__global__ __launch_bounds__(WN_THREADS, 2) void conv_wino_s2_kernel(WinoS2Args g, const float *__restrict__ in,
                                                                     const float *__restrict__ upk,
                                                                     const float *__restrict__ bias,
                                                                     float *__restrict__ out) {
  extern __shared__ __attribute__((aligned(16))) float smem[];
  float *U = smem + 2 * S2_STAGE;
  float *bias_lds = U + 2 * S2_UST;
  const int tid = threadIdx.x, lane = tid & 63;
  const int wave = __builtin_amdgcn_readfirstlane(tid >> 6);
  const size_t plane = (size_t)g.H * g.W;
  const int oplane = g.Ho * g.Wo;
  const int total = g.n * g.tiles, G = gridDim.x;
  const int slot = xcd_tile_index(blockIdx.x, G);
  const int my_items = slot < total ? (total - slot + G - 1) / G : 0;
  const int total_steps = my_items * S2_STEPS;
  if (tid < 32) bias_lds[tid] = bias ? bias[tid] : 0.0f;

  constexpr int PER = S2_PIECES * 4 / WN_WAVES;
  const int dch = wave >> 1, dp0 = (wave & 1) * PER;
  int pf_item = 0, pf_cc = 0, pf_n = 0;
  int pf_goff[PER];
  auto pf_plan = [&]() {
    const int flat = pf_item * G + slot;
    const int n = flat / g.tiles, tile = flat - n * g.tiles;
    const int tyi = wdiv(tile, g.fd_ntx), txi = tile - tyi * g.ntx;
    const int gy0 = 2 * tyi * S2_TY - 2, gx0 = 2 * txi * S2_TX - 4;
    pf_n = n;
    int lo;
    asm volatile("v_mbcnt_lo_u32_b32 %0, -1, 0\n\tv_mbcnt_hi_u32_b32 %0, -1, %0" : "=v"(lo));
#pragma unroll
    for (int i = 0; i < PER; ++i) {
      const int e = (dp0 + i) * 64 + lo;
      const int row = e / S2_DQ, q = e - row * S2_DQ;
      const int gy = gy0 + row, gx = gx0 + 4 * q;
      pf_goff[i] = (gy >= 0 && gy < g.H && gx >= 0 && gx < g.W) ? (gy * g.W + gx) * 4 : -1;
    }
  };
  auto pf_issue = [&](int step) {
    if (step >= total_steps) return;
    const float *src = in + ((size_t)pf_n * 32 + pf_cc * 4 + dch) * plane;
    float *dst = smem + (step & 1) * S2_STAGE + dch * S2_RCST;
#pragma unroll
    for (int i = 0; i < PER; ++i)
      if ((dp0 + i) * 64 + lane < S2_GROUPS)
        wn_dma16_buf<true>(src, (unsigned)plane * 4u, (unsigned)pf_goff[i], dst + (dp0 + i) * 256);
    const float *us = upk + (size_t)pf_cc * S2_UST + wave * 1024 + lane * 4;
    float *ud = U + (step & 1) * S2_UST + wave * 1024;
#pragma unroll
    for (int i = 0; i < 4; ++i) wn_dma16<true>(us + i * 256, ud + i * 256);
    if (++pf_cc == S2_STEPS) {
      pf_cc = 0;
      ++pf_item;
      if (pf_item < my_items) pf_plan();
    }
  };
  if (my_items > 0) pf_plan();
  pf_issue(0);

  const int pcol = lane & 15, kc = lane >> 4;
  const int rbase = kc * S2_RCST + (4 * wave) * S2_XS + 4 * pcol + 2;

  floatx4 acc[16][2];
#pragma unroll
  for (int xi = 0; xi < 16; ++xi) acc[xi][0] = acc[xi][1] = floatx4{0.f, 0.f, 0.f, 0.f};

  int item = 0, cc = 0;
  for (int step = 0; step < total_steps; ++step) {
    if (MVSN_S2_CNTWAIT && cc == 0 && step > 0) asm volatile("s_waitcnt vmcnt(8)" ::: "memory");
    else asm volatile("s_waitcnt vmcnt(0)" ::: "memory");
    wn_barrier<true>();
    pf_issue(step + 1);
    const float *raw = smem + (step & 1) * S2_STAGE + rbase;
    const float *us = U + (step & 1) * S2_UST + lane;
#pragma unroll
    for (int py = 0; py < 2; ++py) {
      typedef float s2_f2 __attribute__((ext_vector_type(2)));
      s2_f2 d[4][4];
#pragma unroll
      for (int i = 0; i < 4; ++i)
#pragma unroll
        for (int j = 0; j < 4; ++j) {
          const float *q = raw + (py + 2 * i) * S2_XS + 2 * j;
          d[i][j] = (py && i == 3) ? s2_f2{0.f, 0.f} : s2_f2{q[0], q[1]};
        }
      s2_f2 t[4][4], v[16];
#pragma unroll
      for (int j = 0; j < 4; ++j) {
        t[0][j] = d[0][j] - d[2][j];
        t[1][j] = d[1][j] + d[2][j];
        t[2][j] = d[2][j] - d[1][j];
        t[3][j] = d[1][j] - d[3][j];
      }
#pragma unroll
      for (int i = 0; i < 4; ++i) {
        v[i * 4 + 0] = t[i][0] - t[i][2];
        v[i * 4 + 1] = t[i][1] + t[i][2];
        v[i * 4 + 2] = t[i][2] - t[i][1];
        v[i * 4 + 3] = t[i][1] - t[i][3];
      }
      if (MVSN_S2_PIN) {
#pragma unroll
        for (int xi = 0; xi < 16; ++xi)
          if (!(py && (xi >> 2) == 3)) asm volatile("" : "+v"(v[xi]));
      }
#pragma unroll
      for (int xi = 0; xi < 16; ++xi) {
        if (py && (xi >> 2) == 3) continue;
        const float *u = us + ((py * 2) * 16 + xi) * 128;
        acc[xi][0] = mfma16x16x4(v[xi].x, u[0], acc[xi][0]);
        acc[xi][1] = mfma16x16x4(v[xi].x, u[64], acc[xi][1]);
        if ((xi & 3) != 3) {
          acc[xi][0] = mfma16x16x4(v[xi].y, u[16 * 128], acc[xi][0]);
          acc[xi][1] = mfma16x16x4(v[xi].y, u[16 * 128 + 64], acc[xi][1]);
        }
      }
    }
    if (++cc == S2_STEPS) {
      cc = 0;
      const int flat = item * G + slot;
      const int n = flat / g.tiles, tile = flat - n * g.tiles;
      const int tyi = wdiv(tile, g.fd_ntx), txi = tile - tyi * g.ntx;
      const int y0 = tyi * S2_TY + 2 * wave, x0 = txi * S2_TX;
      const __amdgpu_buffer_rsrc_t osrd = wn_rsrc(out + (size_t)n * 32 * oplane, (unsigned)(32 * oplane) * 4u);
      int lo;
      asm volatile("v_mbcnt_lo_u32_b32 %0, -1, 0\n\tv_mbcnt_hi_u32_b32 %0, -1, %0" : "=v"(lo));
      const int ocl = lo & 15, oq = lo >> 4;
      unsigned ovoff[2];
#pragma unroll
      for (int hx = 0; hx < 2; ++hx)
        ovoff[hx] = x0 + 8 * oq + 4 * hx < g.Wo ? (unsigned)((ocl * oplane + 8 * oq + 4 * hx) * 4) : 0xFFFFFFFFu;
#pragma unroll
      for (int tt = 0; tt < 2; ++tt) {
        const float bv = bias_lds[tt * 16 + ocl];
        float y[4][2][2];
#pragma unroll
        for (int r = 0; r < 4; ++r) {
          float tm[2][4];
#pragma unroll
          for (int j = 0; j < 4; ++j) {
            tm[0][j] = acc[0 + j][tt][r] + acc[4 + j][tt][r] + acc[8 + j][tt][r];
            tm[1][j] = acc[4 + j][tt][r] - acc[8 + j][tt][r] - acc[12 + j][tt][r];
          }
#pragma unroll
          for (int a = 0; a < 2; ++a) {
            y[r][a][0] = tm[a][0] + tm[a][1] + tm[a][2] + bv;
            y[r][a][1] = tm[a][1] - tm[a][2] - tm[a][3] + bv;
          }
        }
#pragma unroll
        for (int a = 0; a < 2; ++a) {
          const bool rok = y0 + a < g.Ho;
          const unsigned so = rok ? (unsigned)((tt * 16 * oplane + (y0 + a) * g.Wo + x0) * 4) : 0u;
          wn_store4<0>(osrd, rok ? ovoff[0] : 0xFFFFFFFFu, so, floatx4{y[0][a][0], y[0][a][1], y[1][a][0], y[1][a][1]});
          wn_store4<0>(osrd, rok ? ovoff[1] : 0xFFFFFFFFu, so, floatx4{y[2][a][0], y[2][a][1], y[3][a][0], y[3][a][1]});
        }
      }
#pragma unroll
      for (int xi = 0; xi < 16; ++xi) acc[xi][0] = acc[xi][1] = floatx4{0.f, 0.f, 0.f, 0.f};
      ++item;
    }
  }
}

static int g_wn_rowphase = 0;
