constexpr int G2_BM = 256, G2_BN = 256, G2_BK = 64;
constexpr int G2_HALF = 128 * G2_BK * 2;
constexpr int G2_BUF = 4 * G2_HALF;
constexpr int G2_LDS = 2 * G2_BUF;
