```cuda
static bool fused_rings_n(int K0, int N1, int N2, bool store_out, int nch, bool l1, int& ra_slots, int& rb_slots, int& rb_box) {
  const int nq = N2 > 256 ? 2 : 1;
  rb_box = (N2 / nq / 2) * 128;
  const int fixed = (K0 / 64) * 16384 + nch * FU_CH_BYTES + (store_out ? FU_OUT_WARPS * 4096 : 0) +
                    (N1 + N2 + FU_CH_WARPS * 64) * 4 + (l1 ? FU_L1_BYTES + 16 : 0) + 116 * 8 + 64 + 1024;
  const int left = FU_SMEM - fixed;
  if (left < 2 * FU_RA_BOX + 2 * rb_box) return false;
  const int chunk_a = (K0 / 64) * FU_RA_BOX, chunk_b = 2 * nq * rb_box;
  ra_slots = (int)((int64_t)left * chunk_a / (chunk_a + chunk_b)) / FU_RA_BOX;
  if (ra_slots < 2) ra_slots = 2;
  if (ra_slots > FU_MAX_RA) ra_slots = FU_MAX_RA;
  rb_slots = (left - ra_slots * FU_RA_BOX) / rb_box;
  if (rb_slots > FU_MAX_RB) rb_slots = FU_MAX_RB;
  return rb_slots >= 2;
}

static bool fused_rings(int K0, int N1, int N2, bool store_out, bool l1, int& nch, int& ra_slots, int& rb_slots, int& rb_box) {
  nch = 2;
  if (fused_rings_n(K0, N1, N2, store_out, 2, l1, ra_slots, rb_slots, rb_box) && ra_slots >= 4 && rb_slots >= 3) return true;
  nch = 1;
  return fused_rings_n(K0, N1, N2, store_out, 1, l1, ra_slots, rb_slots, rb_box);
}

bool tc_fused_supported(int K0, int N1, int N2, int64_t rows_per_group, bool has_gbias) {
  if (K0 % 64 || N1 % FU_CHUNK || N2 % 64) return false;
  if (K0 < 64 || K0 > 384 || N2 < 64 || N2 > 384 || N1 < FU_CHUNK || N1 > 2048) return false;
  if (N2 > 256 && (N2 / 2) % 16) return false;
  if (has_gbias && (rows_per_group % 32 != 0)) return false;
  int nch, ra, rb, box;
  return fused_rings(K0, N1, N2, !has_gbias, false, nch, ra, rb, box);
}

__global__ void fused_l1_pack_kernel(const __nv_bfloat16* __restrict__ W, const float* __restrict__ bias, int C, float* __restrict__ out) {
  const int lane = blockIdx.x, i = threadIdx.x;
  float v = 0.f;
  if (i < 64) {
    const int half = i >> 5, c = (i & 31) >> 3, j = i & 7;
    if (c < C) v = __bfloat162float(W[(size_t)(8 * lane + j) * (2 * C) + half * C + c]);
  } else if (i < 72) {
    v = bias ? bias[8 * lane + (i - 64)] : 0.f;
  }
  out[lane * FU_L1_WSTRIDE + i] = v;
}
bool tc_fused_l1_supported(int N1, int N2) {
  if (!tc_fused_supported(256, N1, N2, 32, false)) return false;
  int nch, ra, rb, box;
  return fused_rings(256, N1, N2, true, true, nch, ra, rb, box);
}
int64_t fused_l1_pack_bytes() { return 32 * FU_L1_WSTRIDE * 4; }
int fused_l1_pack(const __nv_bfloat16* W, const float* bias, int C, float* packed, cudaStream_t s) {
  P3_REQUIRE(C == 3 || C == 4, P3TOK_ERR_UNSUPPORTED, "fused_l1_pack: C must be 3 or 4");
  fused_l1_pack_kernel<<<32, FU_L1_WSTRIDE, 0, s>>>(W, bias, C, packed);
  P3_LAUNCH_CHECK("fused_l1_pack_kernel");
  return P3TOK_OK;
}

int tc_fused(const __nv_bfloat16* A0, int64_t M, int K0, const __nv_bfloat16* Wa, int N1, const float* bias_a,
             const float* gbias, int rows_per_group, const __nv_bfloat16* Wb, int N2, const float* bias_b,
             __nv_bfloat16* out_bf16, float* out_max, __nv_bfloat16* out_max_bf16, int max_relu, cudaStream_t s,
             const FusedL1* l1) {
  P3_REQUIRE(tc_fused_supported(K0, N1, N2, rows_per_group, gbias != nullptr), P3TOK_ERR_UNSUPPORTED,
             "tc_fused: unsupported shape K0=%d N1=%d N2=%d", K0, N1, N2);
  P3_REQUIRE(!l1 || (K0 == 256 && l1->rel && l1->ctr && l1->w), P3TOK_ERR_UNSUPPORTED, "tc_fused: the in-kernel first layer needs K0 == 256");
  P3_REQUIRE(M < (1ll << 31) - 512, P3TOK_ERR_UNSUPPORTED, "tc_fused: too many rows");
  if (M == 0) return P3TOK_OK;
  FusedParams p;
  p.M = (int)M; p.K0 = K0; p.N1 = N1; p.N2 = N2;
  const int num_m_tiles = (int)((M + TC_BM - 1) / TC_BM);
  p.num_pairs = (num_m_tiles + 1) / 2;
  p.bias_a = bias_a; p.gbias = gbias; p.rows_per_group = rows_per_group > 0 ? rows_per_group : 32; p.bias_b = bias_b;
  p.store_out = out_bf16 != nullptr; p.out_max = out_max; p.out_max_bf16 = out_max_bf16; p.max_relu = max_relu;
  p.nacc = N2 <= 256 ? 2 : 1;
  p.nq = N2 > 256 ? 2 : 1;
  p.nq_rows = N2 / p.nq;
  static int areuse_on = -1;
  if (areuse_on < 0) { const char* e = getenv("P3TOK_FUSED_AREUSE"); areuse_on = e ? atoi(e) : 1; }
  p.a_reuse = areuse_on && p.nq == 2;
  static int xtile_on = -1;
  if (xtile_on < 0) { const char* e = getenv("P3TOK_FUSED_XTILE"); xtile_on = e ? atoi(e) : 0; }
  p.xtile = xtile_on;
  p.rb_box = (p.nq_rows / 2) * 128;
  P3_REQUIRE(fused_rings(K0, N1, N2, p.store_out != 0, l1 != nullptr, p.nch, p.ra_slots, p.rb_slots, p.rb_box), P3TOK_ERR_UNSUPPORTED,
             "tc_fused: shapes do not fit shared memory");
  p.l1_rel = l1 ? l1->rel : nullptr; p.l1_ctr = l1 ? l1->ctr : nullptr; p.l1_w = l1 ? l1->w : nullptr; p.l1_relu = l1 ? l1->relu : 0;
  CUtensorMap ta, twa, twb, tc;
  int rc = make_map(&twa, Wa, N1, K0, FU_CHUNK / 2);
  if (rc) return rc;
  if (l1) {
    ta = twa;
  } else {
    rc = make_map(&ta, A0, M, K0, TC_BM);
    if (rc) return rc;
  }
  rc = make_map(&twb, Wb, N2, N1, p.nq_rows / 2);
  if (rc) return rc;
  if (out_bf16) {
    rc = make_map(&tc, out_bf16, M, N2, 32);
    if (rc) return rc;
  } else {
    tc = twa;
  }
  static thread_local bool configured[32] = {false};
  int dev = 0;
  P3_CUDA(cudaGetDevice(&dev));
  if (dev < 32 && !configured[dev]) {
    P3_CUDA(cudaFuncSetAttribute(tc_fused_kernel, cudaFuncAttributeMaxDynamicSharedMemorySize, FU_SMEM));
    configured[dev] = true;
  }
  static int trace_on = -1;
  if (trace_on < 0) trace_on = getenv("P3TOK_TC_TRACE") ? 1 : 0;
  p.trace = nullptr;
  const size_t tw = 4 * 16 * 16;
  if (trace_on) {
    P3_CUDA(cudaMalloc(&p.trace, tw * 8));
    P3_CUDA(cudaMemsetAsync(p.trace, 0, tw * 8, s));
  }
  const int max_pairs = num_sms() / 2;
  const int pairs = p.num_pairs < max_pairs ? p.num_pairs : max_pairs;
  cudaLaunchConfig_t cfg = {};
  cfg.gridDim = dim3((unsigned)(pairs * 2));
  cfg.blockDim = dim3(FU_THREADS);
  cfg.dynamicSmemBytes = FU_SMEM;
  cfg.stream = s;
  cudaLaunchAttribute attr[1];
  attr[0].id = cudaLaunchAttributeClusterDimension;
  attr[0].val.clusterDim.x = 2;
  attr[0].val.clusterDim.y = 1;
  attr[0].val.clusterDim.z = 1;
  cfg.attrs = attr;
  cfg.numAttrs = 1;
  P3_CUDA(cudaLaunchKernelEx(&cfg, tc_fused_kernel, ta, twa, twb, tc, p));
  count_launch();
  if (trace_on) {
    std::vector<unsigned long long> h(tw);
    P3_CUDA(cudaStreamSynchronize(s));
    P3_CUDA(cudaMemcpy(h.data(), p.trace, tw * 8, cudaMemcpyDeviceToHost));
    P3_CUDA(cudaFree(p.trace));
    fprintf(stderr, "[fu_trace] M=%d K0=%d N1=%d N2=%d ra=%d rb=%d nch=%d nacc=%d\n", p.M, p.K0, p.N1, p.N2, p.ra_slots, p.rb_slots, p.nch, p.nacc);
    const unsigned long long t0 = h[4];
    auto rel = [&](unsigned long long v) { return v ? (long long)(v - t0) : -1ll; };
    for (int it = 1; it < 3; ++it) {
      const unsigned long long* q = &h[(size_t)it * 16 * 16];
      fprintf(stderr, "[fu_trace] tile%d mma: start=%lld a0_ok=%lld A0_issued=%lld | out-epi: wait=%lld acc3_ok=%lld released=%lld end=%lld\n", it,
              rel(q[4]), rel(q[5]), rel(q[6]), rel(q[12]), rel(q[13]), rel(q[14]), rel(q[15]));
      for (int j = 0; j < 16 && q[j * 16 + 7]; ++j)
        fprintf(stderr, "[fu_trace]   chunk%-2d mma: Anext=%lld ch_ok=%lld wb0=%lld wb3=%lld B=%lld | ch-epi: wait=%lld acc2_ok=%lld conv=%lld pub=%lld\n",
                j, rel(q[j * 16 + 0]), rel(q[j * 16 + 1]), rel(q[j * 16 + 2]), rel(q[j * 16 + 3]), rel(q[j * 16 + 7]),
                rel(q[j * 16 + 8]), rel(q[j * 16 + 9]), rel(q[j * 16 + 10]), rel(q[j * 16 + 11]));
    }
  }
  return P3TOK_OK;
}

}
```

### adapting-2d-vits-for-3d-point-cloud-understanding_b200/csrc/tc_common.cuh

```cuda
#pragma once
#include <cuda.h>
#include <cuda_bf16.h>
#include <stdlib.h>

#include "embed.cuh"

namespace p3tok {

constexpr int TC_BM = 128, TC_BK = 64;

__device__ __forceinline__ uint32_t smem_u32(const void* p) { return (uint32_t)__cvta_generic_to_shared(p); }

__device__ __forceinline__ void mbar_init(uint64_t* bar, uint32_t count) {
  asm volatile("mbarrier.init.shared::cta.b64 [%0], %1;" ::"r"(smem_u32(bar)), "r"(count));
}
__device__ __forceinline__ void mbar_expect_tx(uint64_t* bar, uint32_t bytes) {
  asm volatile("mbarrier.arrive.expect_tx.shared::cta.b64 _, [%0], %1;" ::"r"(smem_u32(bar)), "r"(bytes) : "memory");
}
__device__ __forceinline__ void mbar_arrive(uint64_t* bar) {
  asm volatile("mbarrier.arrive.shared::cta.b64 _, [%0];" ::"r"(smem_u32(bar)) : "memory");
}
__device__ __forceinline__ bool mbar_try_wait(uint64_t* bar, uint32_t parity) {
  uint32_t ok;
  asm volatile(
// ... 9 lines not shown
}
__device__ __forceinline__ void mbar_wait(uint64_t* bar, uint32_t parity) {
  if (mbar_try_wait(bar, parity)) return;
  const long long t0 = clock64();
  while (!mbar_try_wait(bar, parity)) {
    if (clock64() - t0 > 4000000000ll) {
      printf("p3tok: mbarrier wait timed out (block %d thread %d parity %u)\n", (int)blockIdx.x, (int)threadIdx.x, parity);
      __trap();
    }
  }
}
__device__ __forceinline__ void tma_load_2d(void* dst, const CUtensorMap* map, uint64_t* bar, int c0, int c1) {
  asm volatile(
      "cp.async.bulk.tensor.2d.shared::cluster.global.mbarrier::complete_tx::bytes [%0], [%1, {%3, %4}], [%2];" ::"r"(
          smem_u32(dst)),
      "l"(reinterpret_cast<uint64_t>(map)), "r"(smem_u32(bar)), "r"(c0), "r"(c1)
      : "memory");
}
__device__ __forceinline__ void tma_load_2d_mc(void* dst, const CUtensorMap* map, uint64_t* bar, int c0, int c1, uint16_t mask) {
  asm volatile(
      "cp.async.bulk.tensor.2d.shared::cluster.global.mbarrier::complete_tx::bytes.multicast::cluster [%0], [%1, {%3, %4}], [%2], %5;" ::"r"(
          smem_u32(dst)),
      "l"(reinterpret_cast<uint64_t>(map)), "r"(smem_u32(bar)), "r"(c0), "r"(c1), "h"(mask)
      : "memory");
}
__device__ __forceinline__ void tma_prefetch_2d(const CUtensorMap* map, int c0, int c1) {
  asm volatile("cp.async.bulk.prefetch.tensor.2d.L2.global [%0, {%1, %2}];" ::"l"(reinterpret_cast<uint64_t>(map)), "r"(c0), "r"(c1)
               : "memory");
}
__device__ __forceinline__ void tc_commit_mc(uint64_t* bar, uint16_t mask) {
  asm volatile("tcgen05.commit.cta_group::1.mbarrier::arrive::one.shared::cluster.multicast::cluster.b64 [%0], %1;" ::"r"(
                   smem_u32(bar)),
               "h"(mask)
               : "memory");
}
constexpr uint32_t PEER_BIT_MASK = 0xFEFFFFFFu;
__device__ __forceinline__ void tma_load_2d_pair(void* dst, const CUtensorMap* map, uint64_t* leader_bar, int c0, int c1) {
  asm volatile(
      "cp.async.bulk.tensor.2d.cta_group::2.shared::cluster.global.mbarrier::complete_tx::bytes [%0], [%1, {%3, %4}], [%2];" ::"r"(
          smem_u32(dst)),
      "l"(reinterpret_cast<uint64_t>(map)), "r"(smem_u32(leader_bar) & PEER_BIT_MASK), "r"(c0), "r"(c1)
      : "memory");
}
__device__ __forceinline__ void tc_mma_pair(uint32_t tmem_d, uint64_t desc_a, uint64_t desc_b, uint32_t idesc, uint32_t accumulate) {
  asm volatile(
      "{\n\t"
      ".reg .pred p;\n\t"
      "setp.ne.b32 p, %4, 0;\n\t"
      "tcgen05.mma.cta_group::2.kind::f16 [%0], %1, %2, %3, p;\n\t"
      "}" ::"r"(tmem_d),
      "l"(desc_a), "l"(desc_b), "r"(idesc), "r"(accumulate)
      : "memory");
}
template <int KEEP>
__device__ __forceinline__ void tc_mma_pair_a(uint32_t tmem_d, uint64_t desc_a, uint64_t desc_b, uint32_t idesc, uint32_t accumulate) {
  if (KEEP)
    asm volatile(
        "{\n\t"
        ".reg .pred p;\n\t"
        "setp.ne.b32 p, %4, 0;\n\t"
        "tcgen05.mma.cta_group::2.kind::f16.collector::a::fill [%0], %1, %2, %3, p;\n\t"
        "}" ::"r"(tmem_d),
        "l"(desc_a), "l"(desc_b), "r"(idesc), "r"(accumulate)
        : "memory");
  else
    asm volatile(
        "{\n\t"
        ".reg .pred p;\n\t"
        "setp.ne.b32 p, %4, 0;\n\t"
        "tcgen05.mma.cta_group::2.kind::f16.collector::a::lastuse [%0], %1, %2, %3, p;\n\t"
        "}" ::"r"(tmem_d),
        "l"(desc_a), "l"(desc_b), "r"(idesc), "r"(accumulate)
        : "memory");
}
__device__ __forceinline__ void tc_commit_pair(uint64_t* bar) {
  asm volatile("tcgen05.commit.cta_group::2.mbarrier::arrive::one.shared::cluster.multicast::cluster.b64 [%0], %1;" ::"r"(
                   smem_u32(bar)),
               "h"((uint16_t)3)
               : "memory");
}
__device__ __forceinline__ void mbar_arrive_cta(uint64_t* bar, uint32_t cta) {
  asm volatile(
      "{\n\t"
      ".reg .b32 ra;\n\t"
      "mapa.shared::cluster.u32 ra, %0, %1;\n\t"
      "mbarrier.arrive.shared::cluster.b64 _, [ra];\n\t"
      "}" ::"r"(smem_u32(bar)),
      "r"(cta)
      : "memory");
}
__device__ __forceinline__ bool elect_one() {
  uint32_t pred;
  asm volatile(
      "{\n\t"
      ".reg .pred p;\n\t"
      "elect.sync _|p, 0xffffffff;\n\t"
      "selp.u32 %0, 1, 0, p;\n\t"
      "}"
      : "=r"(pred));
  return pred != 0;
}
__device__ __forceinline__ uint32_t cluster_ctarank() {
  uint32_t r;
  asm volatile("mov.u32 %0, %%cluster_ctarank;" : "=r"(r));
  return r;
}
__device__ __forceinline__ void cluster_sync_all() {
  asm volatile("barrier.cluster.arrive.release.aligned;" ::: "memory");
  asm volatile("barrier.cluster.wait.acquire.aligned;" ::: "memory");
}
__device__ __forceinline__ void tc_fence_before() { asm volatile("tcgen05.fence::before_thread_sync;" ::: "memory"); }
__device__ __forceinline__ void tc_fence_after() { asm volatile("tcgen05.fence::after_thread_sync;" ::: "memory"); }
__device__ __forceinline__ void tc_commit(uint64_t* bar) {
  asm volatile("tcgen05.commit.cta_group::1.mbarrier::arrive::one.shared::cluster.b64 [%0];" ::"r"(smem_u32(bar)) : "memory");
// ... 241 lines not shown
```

★ ★ ★ ★ ★

> **REQUIREMENT**: Take from the material above every line that includes the word "else".

> **REPLY TO THE EXERCISE**:
    else asm volatile("s_waitcnt vmcnt(0)" ::: "memory");
  } else if (i < 72) {
  } else {
  } else {
  else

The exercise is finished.